WORK INSTRUCTION => Output all entries precisely.
:::
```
template <int MODE, bool WAVE = false, bool TEAM = false, bool REUSE = false>
__device__ void lsd_frame_seq(const Geom &g, const Buffers &b, uint32_t f, float max_gap, const FrameAux &aux, uint32_t *smem, WShared &ws, const uint32_t *cull_tab, const RayDir *dirs,
                              uint32_t win_cap, uint32_t list_cap, const FrameView *tile_view = nullptr) {
	static_assert(!TEAM || (WAVE && (MODE == LSD_MODE_TILE || MODE == LSD_MODE_TILEC)), "helpers read the owner's tile store in LDS");
	const uint32_t lane = threadIdx.x & 63u;
	FrameView v;
	if constexpr (MODE == LSD_MODE_TILE || MODE == LSD_MODE_TILEC) v = *tile_view;
	else frame_setup<MODE, WAVE>(g, b, f, aux, smem, v);
	const Win &m = v.m;
	uint32_t *list = smem + win_cap, *survw = list + list_cap, *wwin = survw + list_cap;
	const uint32_t wy0 = v.wy0, wrows = v.wrows, wwords = v.wwords;
	const int xorg = v.xorg;
	const uint32_t WT = wrows * wwords;
	const bool cull = b.cull_tab != nullptr && max_gap > 0.0f && max_gap <= 49.0f;
	if (lane == 0) { ws.n_lines = 0u; ws.rounds = 0u; ws.steps = 0ull; }
	if (TEAM && lane < SEQ_DESK_ENTRIES) ws.rob[lane].state = H_FREE;
	if (TEAM && lane == 0) { ws.rem_open = 0u; ws.rem_nr = 0u; if (REUSE) ws.frame_no += 1u; }
#ifdef SMH_LSD_WDEBUG
	if (lane < 8u) ws.dbg[lane] = 0u;
	if (lane < 10u) ws.rdbg[lane] = 0ull;
	if (lane == 0) ws.prof[0] = 0ull;
#endif
	const bool remote_ok = TEAM && ws.rem_r != 0ull;
	bool rem_open = false;
	uint32_t rem_nr = 0, rem_asked = 0;
	uint32_t rounds = 0, n_lines = 0, post_seq = 0;
	uint32_t seg_start = 0, cur_e = 0, ahead = 0;
	int cur_bit = -1;
	bool done = false, want = false, desk_valid = false;
	WinTag wtag = {0, 0, false};
#ifdef SMH_LSD_WDEBUG
	unsigned long long sprof[8] = {0, 0, 0, 0, 0, 0, 0, 0}, slast = __builtin_amdgcn_s_memtime(), uprof[12] = {0, 0, 0, 0, 0, 0, 0, 0, 0, 0, 0, 0};
	uint32_t n_units = 0, n_taken = 0;
#define SPROF(i) do { const unsigned long long _n = __builtin_amdgcn_s_memtime(); sprof[i] += _n - slast; slast = _n; } while (0)
#else
#define SPROF(i)
#endif
	while (!done) {
		uint32_t segnext;
		const uint32_t n_list = seq_build_list<MODE>(m, ws, list, survw, list_cap, wy0, wrows, wwords, seg_start, WT, &segnext);
		if (lane == 0) { ws.disp_e = 0u; ws.disp_end = n_list; }
		desk_valid = false;
		__builtin_amdgcn_fence(__ATOMIC_RELEASE, "workgroup");
		__builtin_amdgcn_wave_barrier();
		__builtin_amdgcn_fence(__ATOMIC_ACQUIRE, "workgroup");
		SPROF(0);
		while (true) {
			uint32_t px = 0, py = 0;
			if (!wave_dispatch(ws, list, survw, wy0, wwords, xorg, px, py)) break;
			__builtin_amdgcn_fence(__ATOMIC_RELEASE, "workgroup");
			__builtin_amdgcn_wave_barrier();
			SPROF(1);
			float xs = 0.0f, ys = 0.0f, ex0 = 0.0f, ey0 = 0.0f;
			unsigned long long wkey = 0ull;
			uint32_t st_sum = 0u;
			++rounds;
			if (ahead) --ahead;
			bool have = false;
#ifdef SMH_LSD_WDEBUG
			const unsigned long long t_tk = __builtin_amdgcn_s_memtime();
#endif
			if (TEAM && want) have = desk_take(ws, px, py, xs, ys, wkey, ex0, ey0, st_sum);
#ifdef SMH_LSD_WDEBUG
			if (rem_open) RDBG(7, __builtin_amdgcn_s_memtime() - t_tk);
#endif
#ifdef SMH_LSD_WDEBUG
			if (have) ++n_taken;
			if (!have) seq_cast_candidate<MODE, REUSE>(m, wwin, &wtag, cull_tab, cull, dirs, b.ray_off, max_gap, px, py, xs, ys, wkey, ex0, ey0, st_sum, sprof, slast, uprof, n_units);
#else
			if (!have) seq_cast_candidate<MODE, REUSE>(m, wwin, &wtag, cull_tab, cull, dirs, b.ray_off, max_gap, px, py, xs, ys, wkey, ex0, ey0, st_sum);
#endif
			if (lane == 0) ws.steps += st_sum;
			if (wkey != 0ull && __uint_as_float((uint32_t)(wkey >> 32)) > SMH_LSD_ACCEPT_LEN_SQ) {
				float ex, ey;
				get_centre(m, ex0, ey0, ex, ey);
				if (lane == 0) {
					ws.lines[n_lines][0] = xs; ws.lines[n_lines][1] = ys; ws.lines[n_lines][2] = ex; ws.lines[n_lines][3] = ey;
					const ProxLine pl = prox_line(xs, ys, ex, ey);
					ws.prox_a[n_lines] = pl.a; ws.prox_d[n_lines][0] = pl.dxl; ws.prox_d[n_lines][1] = pl.dyl;
					W_ST_REL(&ws.n_lines, n_lines + 1u);
				}
				++n_lines;
				desk_valid = false;
				__builtin_amdgcn_fence(__ATOMIC_RELEASE, "workgroup");
				__builtin_amdgcn_wave_barrier();
				__builtin_amdgcn_fence(__ATOMIC_ACQUIRE, "workgroup");
				if (n_lines == SMH_LSD_MAX_LINES) { done = true; break; }
			}
			if (TEAM) {
				if (!want && rounds >= SEQ_HELP_AFTER) {
					want = true;
					if (lane == 0) W_ST_REL(&ws.want_set, 1u);
				}
				if (want) {
					if (remote_ok && (rounds & (rem_open ? 7u : 1u)) == 0u) {
						if (rem_open) {
							rem_nr = remote_helpers(ws);
// ... 77 lines not shown
```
:::
TASK SOLUTION =>
```
template <int MODE, bool WAVE = false, bool TEAM = false, bool REUSE = false>
__device__ void lsd_frame_seq(const Geom &g, const Buffers &b, uint32_t f, float max_gap, const FrameAux &aux, uint32_t *smem, WShared &ws, const uint32_t *cull_tab, const RayDir *dirs,
                              uint32_t win_cap, uint32_t list_cap, const FrameView *tile_view = nullptr) {
	static_assert(!TEAM || (WAVE && (MODE == LSD_MODE_TILE || MODE == LSD_MODE_TILEC)), "helpers read the owner's tile store in LDS");
	const uint32_t lane = threadIdx.x & 63u;
	FrameView v;
	if constexpr (MODE == LSD_MODE_TILE || MODE == LSD_MODE_TILEC) v = *tile_view;
	else frame_setup<MODE, WAVE>(g, b, f, aux, smem, v);
	const Win &m = v.m;
	uint32_t *list = smem + win_cap, *survw = list + list_cap, *wwin = survw + list_cap;
	const uint32_t wy0 = v.wy0, wrows = v.wrows, wwords = v.wwords;
	const int xorg = v.xorg;
	const uint32_t WT = wrows * wwords;
	const bool cull = b.cull_tab != nullptr && max_gap > 0.0f && max_gap <= 49.0f;
	if (lane == 0) { ws.n_lines = 0u; ws.rounds = 0u; ws.steps = 0ull; }
	if (TEAM && lane < SEQ_DESK_ENTRIES) ws.rob[lane].state = H_FREE;
	if (TEAM && lane == 0) { ws.rem_open = 0u; ws.rem_nr = 0u; if (REUSE) ws.frame_no += 1u; }
#ifdef SMH_LSD_WDEBUG
	if (lane < 8u) ws.dbg[lane] = 0u;
	if (lane < 10u) ws.rdbg[lane] = 0ull;
	if (lane == 0) ws.prof[0] = 0ull;
#endif
	const bool remote_ok = TEAM && ws.rem_r != 0ull;
	bool rem_open = false;
	uint32_t rem_nr = 0, rem_asked = 0;
	uint32_t rounds = 0, n_lines = 0, post_seq = 0;
	uint32_t seg_start = 0, cur_e = 0, ahead = 0;
	int cur_bit = -1;
	bool done = false, want = false, desk_valid = false;
	WinTag wtag = {0, 0, false};
#ifdef SMH_LSD_WDEBUG
	unsigned long long sprof[8] = {0, 0, 0, 0, 0, 0, 0, 0}, slast = __builtin_amdgcn_s_memtime(), uprof[12] = {0, 0, 0, 0, 0, 0, 0, 0, 0, 0, 0, 0};
	uint32_t n_units = 0, n_taken = 0;
#define SPROF(i) do { const unsigned long long _n = __builtin_amdgcn_s_memtime(); sprof[i] += _n - slast; slast = _n; } while (0)
#else
#define SPROF(i)
#endif
	while (!done) {
		uint32_t segnext;
		const uint32_t n_list = seq_build_list<MODE>(m, ws, list, survw, list_cap, wy0, wrows, wwords, seg_start, WT, &segnext);
		if (lane == 0) { ws.disp_e = 0u; ws.disp_end = n_list; }
		desk_valid = false;
		__builtin_amdgcn_fence(__ATOMIC_RELEASE, "workgroup");
		__builtin_amdgcn_wave_barrier();
		__builtin_amdgcn_fence(__ATOMIC_ACQUIRE, "workgroup");
		SPROF(0);
		while (true) {
			uint32_t px = 0, py = 0;
			if (!wave_dispatch(ws, list, survw, wy0, wwords, xorg, px, py)) break;
			__builtin_amdgcn_fence(__ATOMIC_RELEASE, "workgroup");
			__builtin_amdgcn_wave_barrier();
			SPROF(1);
			float xs = 0.0f, ys = 0.0f, ex0 = 0.0f, ey0 = 0.0f;
			unsigned long long wkey = 0ull;
			uint32_t st_sum = 0u;
			++rounds;
			if (ahead) --ahead;
			bool have = false;
#ifdef SMH_LSD_WDEBUG
			const unsigned long long t_tk = __builtin_amdgcn_s_memtime();
#endif
			if (TEAM && want) have = desk_take(ws, px, py, xs, ys, wkey, ex0, ey0, st_sum);
#ifdef SMH_LSD_WDEBUG
			if (rem_open) RDBG(7, __builtin_amdgcn_s_memtime() - t_tk);
#endif
#ifdef SMH_LSD_WDEBUG
			if (have) ++n_taken;
			if (!have) seq_cast_candidate<MODE, REUSE>(m, wwin, &wtag, cull_tab, cull, dirs, b.ray_off, max_gap, px, py, xs, ys, wkey, ex0, ey0, st_sum, sprof, slast, uprof, n_units);
#else
			if (!have) seq_cast_candidate<MODE, REUSE>(m, wwin, &wtag, cull_tab, cull, dirs, b.ray_off, max_gap, px, py, xs, ys, wkey, ex0, ey0, st_sum);
#endif
			if (lane == 0) ws.steps += st_sum;
			if (wkey != 0ull && __uint_as_float((uint32_t)(wkey >> 32)) > SMH_LSD_ACCEPT_LEN_SQ) {
				float ex, ey;
				get_centre(m, ex0, ey0, ex, ey);
				if (lane == 0) {
					ws.lines[n_lines][0] = xs; ws.lines[n_lines][1] = ys; ws.lines[n_lines][2] = ex; ws.lines[n_lines][3] = ey;
					const ProxLine pl = prox_line(xs, ys, ex, ey);
					ws.prox_a[n_lines] = pl.a; ws.prox_d[n_lines][0] = pl.dxl; ws.prox_d[n_lines][1] = pl.dyl;
					W_ST_REL(&ws.n_lines, n_lines + 1u);
				}
				++n_lines;
				desk_valid = false;
				__builtin_amdgcn_fence(__ATOMIC_RELEASE, "workgroup");
				__builtin_amdgcn_wave_barrier();
				__builtin_amdgcn_fence(__ATOMIC_ACQUIRE, "workgroup");
				if (n_lines == SMH_LSD_MAX_LINES) { done = true; break; }
			}
			if (TEAM) {
				if (!want && rounds >= SEQ_HELP_AFTER) {
					want = true;
					if (lane == 0) W_ST_REL(&ws.want_set, 1u);
				}
				if (want) {
					if (remote_ok && (rounds & (rem_open ? 7u : 1u)) == 0u) {
						if (rem_open) {
							rem_nr = remote_helpers(ws);
// ... 77 lines not shown
```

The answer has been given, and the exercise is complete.